Vivimos en una sociedad abortiva, que condena a muerte a los pobres que produce pero esconde a quienes engendran la pobreza. Si los datos sobre riqueza y acumulación de capital formaran parte de la agenda pública, probablemente las narrativas dominantes sobre el “enemigo interno”, que colocan siempre de chivo expiatorio a los pobres, caerían por su propio peso.

El “otro” pobre y excluido, construido como identidad distinta de un nosotros “incluido” que se asume como “estándar”, es para la izquierda “problema” en tanto expresión de un orden social injusto y desigual que explicita las relaciones de asimetría y opresión que se producen en el seno de la sociedad.

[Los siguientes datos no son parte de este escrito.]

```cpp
static double now_s() {
    return std::chrono::duration<double>(std::chrono::steady_clock::now().time_since_epoch()).count();
// ... 269 lines not shown
    bool shard_degree_flags;
    bool insert_adaptive;
    u64 insert_growth;
    u64 insert_waves_target;
    bool renum_two_pass;
    u32 renum_max_group;
    u32 path_chunk_env;
    long upload_threads_env;
    bool debug_arena;
    bool degree_diag;
    int multi_transport;
    int multi_fragments;
    int multi_tail;
    u64 trim_batch_bytes;
    u64 resolve_batch_bytes;
    static Knobs read() {
        Knobs k;
        k.minkey_variant = [&]() -> int { const char* e = getenv("AC_MINKEY_VARIANT"); return e ? atoi(e) : -1; }();
        k.path_copy = [&]() -> int { const char* e = getenv("AC_PATH_COPY"); return e ? (atoi(e) != 0 ? 1 : 0) : 2; }();
        k.run_piece = [&]() -> u64 { const char* e = getenv("AC_RUN_PIECE"); const long v = e ? atol(e) : 0; return v > 0 ? (u64)v : 4096; }();
        k.pos_cap = [&]() -> u32 { const char* e = getenv("AC_POS_CAP"); const long v = e ? atol(e) : 65536; return v < 0 ? 0u : (u32)std::min<long>(v, 0x3FFFFFFF); }();
        k.path_filter = [&]() -> bool { const char* e = getenv("AC_PATH_FILTER"); return e ? atoi(e) != 0 : true; }();
        k.host_remap_mode = [&]() -> int { const char* e = getenv("AC_HOST_REMAP"); return e ? (atoi(e) == 2 ? 2 : (atoi(e) != 0 ? 1 : 0)) : -1; }();
        k.remap_block = [&]() -> u32 { const char* e = getenv("AC_REMAP_BLOCK"); int v = e ? atoi(e) : 4096; v = v < 64 ? 64 : (v > 65536 ? 65536 : v); return (u32)(v & ~63); }();
        k.minkey_prefix_bases = [&]() -> int { const char* e = getenv("AC_MINKEY_PREFIX_BASES"); int v = e ? atoi(e) : 31; return v < 1 ? 1 : (v > 31 ? 31 : v); }();
        k.seed_prefix_sort = [&]() -> bool { const char* e = getenv("AC_SEED_PREFIX_SORT"); return e ? atoi(e) != 0 : true; }();
        k.seed_max_group = [&]() -> u32 { const char* e = getenv("AC_SEED_MAX_GROUP"); int v = e ? atoi(e) : 1024; return (u32)(v < 1 ? 1 : v); }();
        k.seed_prefix_bits = [&]() -> int { const char* e = getenv("AC_SEED_PREFIX_BITS"); if (!e) return 0; int v = atoi(e); return v < 1 ? 1 : (v > 64 ? 64 : v); }();
        k.degree_region_cap = [&]() -> u32 { const char* e = getenv("AC_DEGREE_REGION_CAP"); int v = e ? atoi(e) : 0; return (u32)(v < 0 ? 0 : v); }();
        k.upload_direct_mode = [&]() -> int { const char* e = getenv("AC_UPLOAD_DIRECT"); return e ? (atoi(e) != 0 ? 1 : 0) : -1; }();
// ... 21 lines not shown
        k.shard_degree_flags = [&]() -> bool { const char* e = getenv("AC_SHARD_DEGREE_FLAGS"); return e ? atoi(e) != 0 : true; }();
        k.insert_adaptive = [&]() -> bool { const char* e = getenv("AC_INSERT_ADAPT"); return e ? atoi(e) != 0 : true; }();
        k.insert_growth = [&]() -> u64 { const char* e = getenv("AC_INSERT_GROWTH"); long x = e ? atol(e) : 2; return (u64)(x < 2 ? 2 : x); }();
        k.insert_waves_target = [&]() -> u64 { const char* e = getenv("AC_INSERT_WAVES"); long x = e ? atol(e) : 16384; return (u64)(x < 1024 ? 1024 : x); }();
        k.renum_two_pass = [&]() -> bool { const char* e = getenv("AC_RENUM_TWO_PASS"); return e && atoi(e) != 0; }();
        k.renum_max_group = [&]() -> u32 { const char* e = getenv("AC_RENUM_MAX_GROUP"); int v = e ? atoi(e) : 64; return (u32)(v < 1 ? 1 : (v > 64 ? 64 : v)); }();
        k.path_chunk_env = [&]() -> u32 { const char* e = getenv("AC_PATH_CHUNK"); if (!e) return 0; int v = atoi(e); return (u32)(v < 64 ? 64 : (v > 4096 ? 4096 : v)); }();
        k.upload_threads_env = [&]() -> long { const char* e = getenv("AC_UPLOAD_THREADS"); return e ? atol(e) : 24; }();
        k.debug_arena = [&]() -> bool { return getenv("AC_DEBUG_ARENA") != nullptr; }();
        k.degree_diag = [&]() -> bool { return getenv("AC_DEGREE_DIAG") != nullptr; }();
        k.multi_transport = [&]() -> int { const char* e = getenv("AC_MULTI_TRANSPORT"); return !e ? 0 : (!strcmp(e, "host") ? 1 : (!strcmp(e, "rccl") ? 2 : 0)); }();
        k.multi_fragments = [&]() -> int { const char* e = getenv("AC_MULTI_FRAGMENTS"); return e && !strcmp(e, "bytes") ? 1 : 0; }();
        k.multi_tail = [&]() -> int { const char* e = getenv("AC_MULTI_TAIL"); return e && !strcmp(e, "replicated") ? 1 : 0; }();
        k.trim_batch_bytes = [&]() -> u64 { const char* e = getenv("AC_TRIM_BATCH_BYTES"); const long long v = e ? atoll(e) : 0; return v > 0 ? (u64)v : (u64)4 << 30; }();
        k.resolve_batch_bytes = [&]() -> u64 { const char* e = getenv("AC_RESOLVE_BATCH_BYTES"); const long long v = e ? atoll(e) : 0; return v > 0 ? (u64)v : (u64)1 << 30; }();
        return k;
    }
};
const Knobs& knobs();
void knobs_refresh();

[[maybe_unused]] static int minkey_variant() { return knobs().minkey_variant; }
[[maybe_unused]] static int path_copy() { return knobs().path_copy; }
[[maybe_unused]] static bool path_copy_pays(u64 n_text, u32 assemblies, u32 k, double r2) {
    const double A = (double)std::max<u32>(assemblies, 1);
    const double entries = (double)n_text * std::min(1.0, 2.0 * A * r2 / (double)k);
    const double saving = entries * 53e-12 * std::max(0.0, 1.0 - 2.0 / A), cost = 0.25e-3 + 0.3e-12 * (double)n_text;
    return saving > 1.5 * cost;
}
[[maybe_unused]] static u64 run_piece() { return knobs().run_piece; }
// ... 147 lines not shown
    void begin(BuildTimings* t) {
        tm = t; t_begin = t0 = now_s();
        rt_counters() = RtCounters();
        host_remap_allowed = false;
        counters.alloc(8); counters.fill_bytes(0);
        sort_flags.alloc(2); sort_flags.fill_bytes(0);
    }
    void check_sizes(const PackedText& t) const {
        if (t.n_text >= POS_MASK) throw DeviceError("input too large for 40-bit text positions");
        if (t.n_seqs == 0 || t.n_text < (u64)k + 2) throw DeviceError("no sequences");
    }
    template <int W> void insert(const PackedText& t, u32 hint, DBuf<u64>* slots_out, u64* cap_out, u64* n_distinct_out, DBuf<u64>* bm_out, bool want_sib = false);
    DBuf<u64> sflags;
    DBuf<u64> runs; DBuf<u32> run_count; u64 run_rows = 0, run_rows_cap = 0;
    DBuf<u64> loc_bm; DBuf<u32> loc_wprefix; bool local_insert_of_shard = false;
    struct CopyPlan { bool ok = false; u64 R = 0, NW = 0, Rb = 0; DBuf<RunRec> rr; DBuf<u32> rseq; DBuf<u64> wfirst, w_begin, w_end; DBuf<u32> w_gap; } cplan;
    void occupancy_bitmap(const DBuf<u64>& sl, u64 c, DBuf<u64>* occ_out, const u64* sflags_in, u64* sib_out, stream_t s = 0);
    DBuf<u64> occ;
    DBuf<u64> sib;
    DBuf<u64> sibn; bool sib_pending = false;
    DBuf<u32> kcontrib, pend, pidx; u64 n_pending = 0, n_first = 0;
    DBuf<u64> endset, endset_bloom; u64 endset_mask = 0;
    u32 n_owners = 1, my_owner = 0;
    void* upload_done = nullptr; u64 upload_avail = 0; bool upload_pending = false;
    struct UploadJob {
#ifndef AC_EMU
        const std::vector<SeqView>* seqs = nullptr;
        std::vector<uint64_t> off;
        uint32_t k = 0; u64 n = 0, CH = 0, SUB = 0, n_chunks = 0, slot_bytes = 0; int NSLOT = 0, dev = 0;
        hipStream_t up = nullptr, pk = nullptr;
        u64* d_bits = nullptr;
// ... 136 lines not shown
```

### autocycler_amd/csrc/graph_stages.hip

```cpp
#include "graph_impl.hpp"

namespace ac {

template <int W>
void GraphBuilder::Impl::insert(const PackedText& pt, u32 hint, DBuf<u64>* slots_out, u64* cap_out, u64* n_distinct_out, DBuf<u64>* bm_out, bool want_sib) {
    TextCtx t = pt.ctx((int)k);
    const u64 p_end_all = pt.n_text - (u64)k + 1;
    if (hint == 0) hint = 1;
    u64 est = pt.n_bases / hint;
    u64 c = next_pow2(std::max<u64>(1024, est * 3 + 4096));
    if (&pt == &uni && distinct_upper) {
        const u64 mine = distinct_upper / std::max<u32>(n_owners, 1) + distinct_upper / (8 * (u64)std::max<u32>(n_owners, 1)) + 4096;
        c = next_pow2(std::max<u64>(1024, mine * 10 / 7));
    }
    if (c > next_pow2(pt.n_bases * 2 + 1024)) c = next_pow2(pt.n_bases * 2 + 1024);
    const int shift = table_shift() >= 0 ? table_shift() : (c > (1ULL << 25) ? 0 : 1);
    c <<= shift;
    struct CapMemo { u64 n_text = 0, cap = 0; u32 k = 0; int shift = -2; u32 owners = 0; };
    static thread_local CapMemo memo[4]; static thread_local unsigned memo_next = 0;
    const u32 memo_owners = (&pt == &uni) ? n_owners : 1u;
    for (const CapMemo& m : memo)
        if (pt.n_text == m.n_text && k == m.k && m.shift == table_shift() && m.owners == memo_owners && m.cap > c) c = m.cap;
    const int copy_mode = (&pt == &loc && (want_sib || (local_insert_of_shard && shard_path_copy()))) ? path_copy() : 0;
    bool want_runs = false;
// ... 439 lines not shown
    std::vector<u64> h_first = to_host(first, n_shards);
    u64 end = n_queries;
    for (u32 o = n_shards; o-- > 0;) {
        if (h_first[o] == ~0ULL) { counts_host[o] = 0; continue; }
        counts_host[o] = end - h_first[o];
        end = h_first[o];
    }
}
template <int W> void GraphBuilder::Impl::answer_queries(const u64* d_keys, u64 n, u64* d_out) {
    launch(n, AnswerFunctor<W>{G->ctx((int)k), graph_table(), d_keys, d_out});
}

template <int W> bool GraphBuilder::Impl::walk_copy_prepare(u32 PC, const Novel& nv_text) {
    TextCtx t = loc.ctx((int)k);
    cplan = CopyPlan();
    const Arena::Mark mk = Arena::device().mark();
    DBuf<u32> rfirst(run_rows + 1);
    exclusive_scan_u32(run_count.ptr(), rfirst.ptr(), run_rows + 1);
    const u64 R0 = read_scalar(rfirst.ptr() + run_rows);
    if (R0 == 0 || R0 >= 0xFFFFFFF0ULL) { Arena::device().rewind(mk); return false; }
    DBuf<RunRec> sorted(R0);
    launch(run_rows * RUN_ROW, RunGatherFunctor{runs.ptr(), run_count.ptr(), rfirst.ptr(), sorted.ptr()});
    DBuf<u32> ok(R0 + 1), at(R0 + 1); DBuf<u64> covered(1, true); DBuf<u32> overlap(1, true);
    ok.fill_bytes(0);
    DBuf<RunRec> fixed(R0); DBuf<u32> fseq(R0);
    launch(R0, RunFilterFunctor{sorted.ptr(), fixed.ptr(), R0, nv_text, loc.n_text, ok.ptr(), covered.ptr(), t, overlap.ptr(), run_piece(), fseq.ptr()});
    exclusive_scan_u32(ok.ptr(), at.ptr(), R0 + 1);
    const u64 Rb = R0 + loc.n_text / run_piece() + 1;
    CopyPlan& c = cplan;
    c.rr.alloc(Rb); c.rseq.alloc(Rb);
    launch(R0, RunCompactFunctor{fixed.ptr(), ok.ptr(), at.ptr(), c.rr.ptr(), run_piece(), fseq.ptr(), c.rseq.ptr(), nv_text, loc.n_text});
    DBuf<u64> gw(Rb + 2);
    c.wfirst.alloc(Rb + 2);
    launch(Rb + 2, GapWalkersFunctor{c.rr.ptr(), at.ptr() + R0, loc.n_text, PC, gw.ptr()});
    exclusive_scan_u64(gw.ptr(), c.wfirst.ptr(), Rb + 2);
    u64 h_cov = 0, NW = 0; u32 h_R = 0, h_overlap = 0;
    { ReadBatch rb; rb.add(&h_cov, covered.ptr(), 8); rb.add(&h_R, at.ptr() + R0, 4); rb.add(&h_overlap, overlap.ptr(), 4); rb.add(&NW, c.wfirst.ptr() + (Rb + 1), 8); rb.run(); }
    const u64 R = h_R;
    if (knobs().debug_arena) fprintf(stderr, "path copy: %llu runs on the list, %llu pieces usable, covering %llu of %llu positions, %llu walkers\n", (unsigned long long)R0, (unsigned long long)R, (unsigned long long)h_cov, (unsigned long long)loc.n_text, (unsigned long long)NW);
    if (R == 0 || h_overlap || h_cov * 2 < loc.n_text || NW == 0 || NW >= 0xFFFFFFF0ULL) {
        cplan = CopyPlan();
        Arena::device().rewind(mk);
        return false;
    }
    c.w_begin.alloc(NW); c.w_end.alloc(NW); c.w_gap.alloc(NW);
    launch(NW, WalkerRangeFunctor{c.rr.ptr(), R, loc.n_text, PC, c.wfirst.ptr(), c.w_begin.ptr(), c.w_end.ptr(), c.w_gap.ptr()});
    c.R = R; c.NW = NW; c.Rb = Rb; c.ok = true;
    return true;
}
template <int W> void GraphBuilder::Impl::walk_copy_finish(u32 PC) {
    TextCtx t = loc.ctx((int)k), g = G->ctx((int)k);
    Table tb = graph_table();
    Novel nv{bm.ptr(), wprefix.ptr()};
    UnitigCtx uc{head.ptr(), scan.ptr(), rank.ptr(), uorient.ptr(), ustart.ptr(), ulen.ptr(), U, N};
    CopyPlan& c = cplan;
    const u64 R = c.R, NW = c.NW;
    DBuf<u64> wcount(NW + 1), woff(NW + 1);
    const u64 n_slots = ((NW + 63) / 64) * 64 * PC;
    DBuf<int32_t> stage(n_slots); DBuf<u16> stage_off(n_slots);
    DBuf<u32> seq_tid(loc.n_seqs), seq_j(loc.n_seqs);
    wcount.fill_bytes(0);
    const bool filter = maybe_dest_valid;
    walk_tables(filter);
    walked_plain = false;
    DBuf<V16> uinfo(U);
    launch(U, WalkInfoFunctor{uc, filter ? maybe_dest.ptr() : nullptr, uinfo.ptr()});
    launch(NW, PathWalkFunctor<W>{t, g, tb, nv, uc, uinfo.ptr(), wl_text.ptr(), PC, stage.ptr(), wcount.ptr(), seq_tid.ptr(), seq_j.ptr(),
                                 depth_u.ptr(), minpos_fwd_u.ptr(), minpos_rev_u.ptr(), counters.ptr() + 4, filter ? maybe_dest.ptr() : nullptr,
                                 pos_cap_now, 0, walk_answers, NW, c.w_begin.ptr(), c.w_end.ptr(), stage_off.ptr(), nullptr, nullptr});
    exclusive_scan_u64(wcount.ptr(), woff.ptr(), NW + 1);
    const u64 NE = read_scalar(woff.ptr() + NW);
    DBuf<int32_t> ent(NE); DBuf<u64> ent_pos(NE), ent_end(NE); DBuf<u8> ent_want(NE); DBuf<u32> ent_gap(NE);
    launch_full(NW, WalkCompactFunctor{stage.ptr(), stage_off.ptr(), wcount.ptr(), woff.ptr(), c.w_begin.ptr(), c.w_gap.ptr(), PC, NW, uinfo.ptr(),
                                       ent.ptr(), ent_pos.ptr(), ent_end.ptr(), ent_want.ptr(), ent_gap.ptr()});
    DBuf<u64> ra(R), rcnt(R + 1), seg(2 * R + 2), segoff(2 * R + 2); DBuf<u32> cov(NE + 1), copies(NE + 1);
    cov.fill_bytes(0);
    launch(R, RunRangeFunctor{c.rr.ptr(), ent_pos.ptr(), ent_end.ptr(), NE, ra.ptr(), rcnt.ptr(), cov.ptr()});
    launch(2 * R + 2, SegCountFunctor{c.wfirst.ptr(), woff.ptr(), rcnt.ptr(), R, seg.ptr()});
    exclusive_scan_u64(seg.ptr(), segoff.ptr(), 2 * R + 2);
    inclusive_scan_u32(cov.ptr(), copies.ptr(), NE + 1);
    n_ent = read_scalar(segoff.ptr() + (2 * R + 1));
    if (knobs().debug_arena) {
        std::vector<u64> h = to_host(rcnt, R); u64 mx = 0, sum = 0, big = 0, hist[8] = {0};
        for (u64 v : h) { mx = std::max(mx, v); sum += v; if (v > 256) big++; int b = 0; while ((32ull << b) < v && b < 7) b++; hist[b]++; }
        fprintf(stderr, "path copy: %llu pieces, entries per piece: max %llu, mean %.1f, %llu above 256; hist(<=32,64,128,..): %llu %llu %llu %llu %llu %llu %llu %llu\n", (unsigned long long)R, (unsigned long long)mx, (double)sum / (double)R, (unsigned long long)big,
                (unsigned long long)hist[0], (unsigned long long)hist[1], (unsigned long long)hist[2], (unsigned long long)hist[3], (unsigned long long)hist[4], (unsigned long long)hist[5], (unsigned long long)hist[6], (unsigned long long)hist[7]);
    }
    ent_val.alloc(n_ent);
    int32_t* const out_ptr = ent_val.ptr();
    launch(NE, GapOutFunctor{ent.ptr(), ent_gap.ptr(), woff.ptr(), c.wfirst.ptr(), segoff.ptr(), copies.ptr(), out_ptr, depth_u.ptr()});
    launch_full(R * 32, RunOutFunctor<32, 1>{c.rr.ptr(), R, ra.ptr(), rcnt.ptr(), segoff.ptr(), ent.ptr(), ent_pos.ptr(), ent_end.ptr(), uinfo.ptr(),
                                             ent_want.ptr(), t, c.rseq.ptr(), minpos_fwd_u.ptr(), minpos_rev_u.ptr(), out_ptr, pos_cap_now});
    launch(loc.n_seqs, PathOffCopyFunctor{seq_tid.ptr(), seq_j.ptr(), woff.ptr(), c.wfirst.ptr(), c.w_gap.ptr(), segoff.ptr(), path_off.ptr()});
    tm->n_path_entries = n_ent;
    tm->path_runs_copied = R; tm->path_entries_walked = NE;
    copy_h2d(path_off.ptr() + loc.n_seqs, &n_ent, 8);
    launch(loc.n_seqs, PathEndsFunctor{ent_val.ptr(), path_off.ptr(), fs0.ptr(), fe0.ptr(), rank.ptr(), uorient.ptr()});
    walk_to_seed_order();
}
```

Con información adecuada y sed de justicia, resulta ineludible batallar contra el sentido común dominante sostenido por los sectores del poder en su articulación económica-política-jurídica-mediática, que nos propone como “enemigo interno” a los pobres de este país o, en su versión 2018, a los inmigrantes pobres. La distorsión es tan grande que tenemos instalado un escenario en el que asistimos al enfrentamiento de los penúltimos contra los últimos. Extendida la ley de la selva, incluso quienes tienen menos visualizan una amenaza en quienes sufren el exilio. Este desplazamiento perverso del problema resulta beneficioso para los dueños de todo, quienes legitiman y consagran así la expulsión de la órbita de la humanidad a miles que ya no tienen derecho siquiera a tener derechos. El imperio del principio de “realismo capitalista” hace que discutamos sobre hechos y problemas compartimentados, pero el sistema, naturalizado, sale siempre inmune.

No se trata de un problema personal con los ricos, sino con la lógica de la acumulación que impide un mundo para todas y todos haciéndolo insostenible desde el punto de vista humano y ambiental. La esperanza alumbra en miles de uruguayas y uruguayos capaces de concebir a los “otros” como parte de un colectivo social que debe componerse a partir de lógicas de integración, reconocimiento y solidaridad, puesto que la emancipación de los sujetos oprimidos será la de todos y todas. Nos merecemos un Uruguay hospitalario con el “otro”, que convierta el límite en posibilidad de mutua transformación.

Nicolás Lasa es psicólogo, secretario de Interior y diputado suplente del Partido Socialista.


  1. Durante los últimos años se introdujeron cambios en la metodología de cálculo del IRAE, que implicaron un aumento de la recaudación por encima de la renta. 

  2. Foucault, Michel (2009). Vigilar y castigar. México: Siglo XXI. p. 37.